Generalizability of Mixture of Domain-Specific Adapters from the Lens of Signed Weight Directions and its Application to Effective Model Pruning
Tuc Nguyen, Thai Le
TL;DR
The paper investigates whether weight-space mixing of domain-specific adapters generalizes in in-domain settings, a question not thoroughly explored in prior work. It conducts a large-scale, in-domain evaluation across 13 diverse datasets using multiple adapter methods and exhaustively enumerates adapter mixtures to quantify generalization and adversarial robustness. A central finding is a robust negative correlation between the fraction of weight sign differences (FSD) among mixed adapters and predictive performance, which motivates FSD-guided strategies, including Greedy Adapter Mixing and FSD-based magnitude pruning that maintain performance at high sparsity. The results yield practical guidance for deploying parameter-efficient adapters in real-world scenarios and suggest pruning as a natural by-product to reduce sign-conflicts while preserving accuracy.
Abstract
Several parameter-efficient fine-tuning methods based on adapters have been proposed as a streamlined approach to incorporate not only a single specialized knowledge into existing Pre-Trained Language Models (PLMs) but also multiple of them at once.

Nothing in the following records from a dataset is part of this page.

__global__ __launch_bounds__(256) void stem_direct_f32_kernel(const float* __restrict__ x, const float* __restrict__ w,
                                                              float* __restrict__ y, const float* __restrict__ centre,
                                                              int B, int Hin, int Win) {
    const int Ho = Hin / 2, Wo = Win / 2;
    const long total = (long)B * Ho * Wo * 64;
    for (long i = (long)blockIdx.x * blockDim.x + threadIdx.x; i < total; i += (long)gridDim.x * blockDim.x) {
        const int co = (int)(i & 63);
        const long p = i >> 6;
        const int ox = (int)(p % Wo), oy = (int)((p / Wo) % Ho), b = (int)(p / ((long)Wo * Ho));
        float acc = centre ? -centre[co] : 0.f;
        for (int c = 0; c < 3; ++c)
            for (int ky = 0; ky < 7; ++ky) {
                const int yin = 2 * oy - 3 + ky;
                if (yin < 0 || yin >= Hin) continue;
                for (int kx = 0; kx < 7; ++kx) {
                    const int xin = 2 * ox - 3 + kx;
                    if (xin < 0 || xin >= Win) continue;
                    acc = fmaf(x[(((long)b * 3 + c) * Hin + yin) * Win + xin], w[((co * 3 + c) * 7 + ky) * 7 + kx], acc);
                }
            }
        y[i] = acc;
    }
}

__global__ __launch_bounds__(256) void stem_tiled_f32_kernel(const float* __restrict__ x, const float* __restrict__ w,
                                                             float* __restrict__ y, const float* __restrict__ centre,
                                                             int B, int Hin, int Win, int TH, int bands) {
    extern __shared__ __attribute__((aligned(16))) float smf[];
    const int Ho = Hin / 2, Wo = Win / 2;
    const int Wp = Win + 6, rows_in = 2 * TH + 5, plane = rows_in * Wp;
    float* ws = smf;
    float* cs = ws + 147 * 64;
    float* xs = cs + 64;
    const int tid = threadIdx.x, lane = tid & 63;
    const int wave = __builtin_amdgcn_readfirstlane(tid >> 6);
    for (int e = tid; e < 147 * 64; e += 256) {
        const int co = e / 147, tap = e - co * 147;
        ws[tap * 64 + co] = w[e];
    }
    if (tid < 64) cs[tid] = centre ? -centre[tid] : 0.f;
    for (int item = blockIdx.x; item < B * bands; item += gridDim.x) {
        const int b = item / bands, band = item - b * bands;
        const int oy0 = band * TH, iy0 = 2 * oy0 - 3;
        __syncthreads();
        for (int e = tid; e < 3 * plane; e += 256) {
            const int c = e / plane, r = e - c * plane, ry = r / Wp, rx = r - ry * Wp;
            const int yin = iy0 + ry, xin = rx - 3;
// ... 700 lines not shown
        if (kind == CVCL_PACK_GCONV3) {
            CVCL_CHECK_ARG(k == 3, "cvcl_pack_conv_weight: grouped conv must be 3x3");
            return cvcl_pack_split_conv(0, w_oihw, out, cout, cin_per_group, stream);
        }
        cvcl_set_error("cvcl_pack_conv_weight: unknown kind %d", kind);
        return CVCL_EINVAL;
    }
    if (dtype == CVCL_F32) {
        hipLaunchKernelGGL(cast_kernel<float>, dim3(cvcl_grid(n, 256, 4096)), dim3(256), 0, s, w_oihw, (float*)out, n);
    } else if (kind == CVCL_PACK_DENSE) {
        hipLaunchKernelGGL(cast_kernel<bf16_t>, dim3(cvcl_grid(n, 256, 4096)), dim3(256), 0, s, w_oihw, (bf16_t*)out, n);
    } else if (kind == CVCL_PACK_STEM7) {
        CVCL_CHECK_ARG(cout == 64 && cin_per_group == 3 && k == 7, "cvcl_pack_conv_weight: stem must be 64x3x7x7");
        hipLaunchKernelGGL(pack_stem_kernel, dim3(cvcl_div_up(4 * 6 * 512, 256)), dim3(256), 0, s, w_oihw, (bf16_t*)out);
    } else if (kind == CVCL_PACK_GCONV3) {
        CVCL_CHECK_ARG(k == 3 && (cin_per_group == 4 || cin_per_group == 8 || cin_per_group == 16 || cin_per_group == 32) &&
                           cout % 64 == 0, "cvcl_pack_conv_weight: unsupported grouped conv %d/%d", cout, cin_per_group);
        const long total = (long)(cout / 16) * (cin_per_group == 32 ? 9 : 5) * 512;
        hipLaunchKernelGGL(pack_gconv_kernel, dim3(cvcl_div_up(total, 256)), dim3(256), 0, s, w_oihw, (bf16_t*)out, cout,
                           cin_per_group);
    } else {
        cvcl_set_error("cvcl_pack_conv_weight: unknown kind %d", kind);
        return CVCL_EINVAL;
    }
    CVCL_LAUNCH_CHECK();
    return CVCL_OK;
}

static int stem_grid(int B, int Hin) {
    const int items = B * cvcl_div_up(Hin / 2, STEM_TH);
    return items < 512 ? items : 512;
}

extern "C" int cvcl_stem_conv_stats_rows(int dtype, int B, int H, int W) {
    if (!cvcl_dtype_trunk(dtype)) return 0;
    if (dtype == CVCL_F32X3) return cvcl_stem_split_stats_rows(B, H, W);
    if (dtype == CVCL_BF16) return stem_grid(B, H);
    return cvcl_col_stats_rows((long)B * (H / 2) * (W / 2));
}
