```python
try:
    import torch
except Exception:
    torch = None

_HERE = os.path.dirname(os.path.abspath(__file__))
LIB_DIR = os.path.join(os.path.dirname(_HERE), "lib")
LIB_PATH = os.path.join(LIB_DIR, "liborbhip.so")
SYNTH_PATH = os.path.join(LIB_DIR, "libsynth.so")

if not os.path.exists(LIB_PATH):
    raise ImportError(
        "liborbhip.so not built: run `python -c 'import __graft_entry__ as g; g.build()'` "
        "(there is no CPU fallback for the HIP path)")

lib = C.CDLL(LIB_PATH)

OK, E_BADARG, E_NODEVICE, E_HIP, E_CAPACITY, E_ABORTED, E_NOTSPD, E_EMPTY = 0, -1, -2, -3, -4, -5, -6, -7
STAGES = ["pyramid", "fast_cells", "blur", "octree", "desc", "assemble"]

KP_DTYPE = np.dtype([("x", "<f4"), ("y", "<f4"), ("size", "<f4"), ("angle", "<f4"),
# ... 6 lines not shown
lib.orbhip_ctx_create.argtypes = [ci, vp, C.POINTER(vp)]
lib.orbhip_ctx_destroy.argtypes = [vp]
lib.orbhip_ctx_synchronize.argtypes = [vp]
lib.orbhip_ctx_stream.argtypes = [vp]
lib.orbhip_ctx_stream.restype = vp
lib.orbhip_extractor_create.argtypes = [vp, ci, cf, ci, ci, ci, C.POINTER(vp)]
lib.orbhip_extractor_destroy.argtypes = [vp]
lib.orbhip_extractor_levels.argtypes = [vp]
lib.orbhip_extractor_table.argtypes = [vp, ci, vp]
lib.orbhip_extractor_features_per_level.argtypes = [vp, vp]
lib.orbhip_extractor_umax.argtypes = [vp, vp]
lib.orbhip_extractor_reserve.argtypes = [vp, ci, ci, ci]
lib.orbhip_extractor_max_keypoints.argtypes = [vp]
lib.orbhip_extract_batch_device.argtypes = [vp, vp, ci, ci, sz, sz, ci, ci, ci]
lib.orbhip_extractor_results.argtypes = [vp, C.POINTER(vp), C.POINTER(vp), C.POINTER(vp), C.POINTER(vp)]
lib.orbhip_extract_batch_host.argtypes = [vp, vp, ci, ci, sz, sz, ci, ci, ci, vp, vp, ci, vp, vp]
lib.orbhip_extractor_level_dims.argtypes = [vp, ci, C.POINTER(ci), C.POINTER(ci)]
lib.orbhip_extractor_get_pyramid_level.argtypes = [vp, ci, ci, ci, vp, sz]
lib.orbhip_extractor_get_blurred_level.argtypes = [vp, ci, ci, vp, sz]
lib.orbhip_extractor_get_pyramid_padded.argtypes = [vp, ci, vp, vp]
lib.orbhip_extractor_get_fast_candidates.argtypes = [vp, ci, ci, vp, vp, vp, ci, C.POINTER(C.c_int32)]
lib.orbhip_extractor_get_level_keypoints.argtypes = [vp, ci, ci, vp, ci, C.POINTER(C.c_int32)]
lib.orbhip_extractor_set_profiling.argtypes = [vp, ci]
lib.orbhip_extractor_set_graph_mode.argtypes = [vp, ci]
lib.orbhip_extractor_stage_ms.argtypes = [vp, vp]
lib.orbhip_descriptor_distance.argtypes = [vp, vp]
lib.orbhip_match_bf2nn_device.argtypes = [vp, vp, vp, sz, vp, vp, sz, ci, ci, cd, vp, vp, vp]
lib.orbhip_search_for_initialization_device.argtypes = [vp, vp, vp, vp, vp, vp, vp, ci, ci, sz, cf, cf, cf, cf, ci, cf, ci,
                                                        vp, vp, vp]
lib.orbhip_ctx_check_status.argtypes = [vp]
lib.orbhip_ctx_wait_for.argtypes = [vp, vp]
lib.orbhip_extractor_blur_kernel.argtypes = [vp, ci]
lib.orbhip_extractor_blur_kernel.restype = ci
lib.orbhip_prev_matched_init_device.argtypes = [vp, vp, sz, ci, ci, vp]
lib.orbhip_search_by_projection_device.argtypes = [vp, vp, vp, vp, ci, vp, vp, vp, vp, ci, sz, ci, cf, cf, cf, cf, ci, ci, vp, vp]
lib.orbhip_search_local_map_device.argtypes = [vp, vp, vp, vp, ci, vp, vp, vp, vp, ci, sz, ci, cf, cf, cf, cf, ci, cf, vp, vp]


class OrbHipError(RuntimeError):
    def __init__(self, code, where):
        self.code = code
        super().__init__("%s failed: %d (%s)" % (where, code, lib.orbhip_last_error().decode()))


def _chk(rc, where):
    if rc != OK:
        raise OrbHipError(rc, where)


class Context:
    def __init__(self, device=0, stream=None):
        h = vp()
        _chk(lib.orbhip_ctx_create(device, stream, C.byref(h)), "orbhip_ctx_create")
        self.h = h

    def synchronize(self):
        _chk(lib.orbhip_ctx_synchronize(self.h), "orbhip_ctx_synchronize")

    def check_status(self):
        _chk(lib.orbhip_ctx_check_status(self.h), "orbhip_ctx_check_status")

    def wait_for(self, other):
        _chk(lib.orbhip_ctx_wait_for(self.h, other.h), "orbhip_ctx_wait_for")

    @property
    def stream(self):
# ... 12 lines not shown
        _chk(lib.orbhip_extractor_create(ctx.h, nfeatures, scale_factor, nlevels, ini_th, min_th, C.byref(h)),
             "orbhip_extractor_create")
        self.h, self.ctx, self.nlevels = h, ctx, nlevels

    def close(self):
        if self.h:
            lib.orbhip_extractor_destroy(self.h)
            self.h = None

    def table(self, which):
        out = np.zeros(self.nlevels, np.float32)
        _chk(lib.orbhip_extractor_table(self.h, which, out.ctypes.data), "orbhip_extractor_table")
        return out

    def features_per_level(self):
        out = np.zeros(self.nlevels, np.int32)
        _chk(lib.orbhip_extractor_features_per_level(self.h, out.ctypes.data), "features_per_level")
        return out

    def umax(self):
        out = np.zeros(16, np.int32)
        _chk(lib.orbhip_extractor_umax(self.h, out.ctypes.data), "umax")
        return out

    def reserve(self, w, h, batch):
        _chk(lib.orbhip_extractor_reserve(self.h, w, h, batch), "orbhip_extractor_reserve")

    @property
    def max_keypoints(self):
        return lib.orbhip_extractor_max_keypoints(self.h)

    def blur_kernel(self, batch):
        return ("k_blur", "k_blur_rows", "k_blur_mfma")[lib.orbhip_extractor_blur_kernel(self.h, int(batch))]

    def set_graph_mode(self, on):
        _chk(lib.orbhip_extractor_set_graph_mode(self.h, 1 if on else 0), "orbhip_extractor_set_graph_mode")

    def set_profiling(self, on):
        _chk(lib.orbhip_extractor_set_profiling(self.h, 1 if on else 0), "set_profiling")

    def stage_ms(self):
        out = np.zeros(len(STAGES), np.float32)
        _chk(lib.orbhip_extractor_stage_ms(self.h, out.ctypes.data), "stage_ms")
        return dict(zip(STAGES, out.tolist()))

    def extract_host(self, images, lap=(0, 1000)):
        img = np.ascontiguousarray(images, np.uint8)
        if img.ndim == 2:
            img = img[None]
        B, H, W = img.shape
        self.reserve(W, H, B)
        cap = self.max_keypoints
        kp = np.zeros((B, cap), KP_DTYPE)
        desc = np.zeros((B, cap, 32), np.uint8)
        cnt = np.zeros(B, np.int32)
        mono = np.zeros(B, np.int32)
        _chk(lib.orbhip_extract_batch_host(self.h, img.ctypes.data, W, H, W, W * H, B, lap[0], lap[1],
                                           kp.ctypes.data, desc.ctypes.data, cap, cnt.ctypes.data, mono.ctypes.data),
             "orbhip_extract_batch_host")
        return [(kp[f, :cnt[f]].copy(), desc[f, :cnt[f]].copy(), int(mono[f])) for f in range(B)]

    def extract_device(self, d_ptr, w, h, row_stride, frame_stride, batch, lap=(0, 1000)):
        _chk(lib.orbhip_extract_batch_device(self.h, d_ptr, w, h, row_stride, frame_stride, batch, lap[0], lap[1]),
             "orbhip_extract_batch_device")

    def results_device(self):
# ... 726 lines not shown
```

Recent works such as AdapterSoup propose to mix not all but only a selective sub-set of domain-specific adapters during inference via model weight averaging to optimize performance on novel, unseen domains with excellent computational efficiency. However, the essential generalizability of this emerging weight-space adapter mixing mechanism on \textit{unseen, in-domain examples} remains unexplored. Thus, in this study, we conduct a comprehensive analysis to elucidate the generalizability of domain-specific adapter mixtures in in-domain evaluation. We also provide investigations into the inner workings of the mixture of domain-specific adapters by analyzing their weight signs, yielding critical analysis on the negative correlation between their fraction of weight sign difference and their mixtures' generalizability.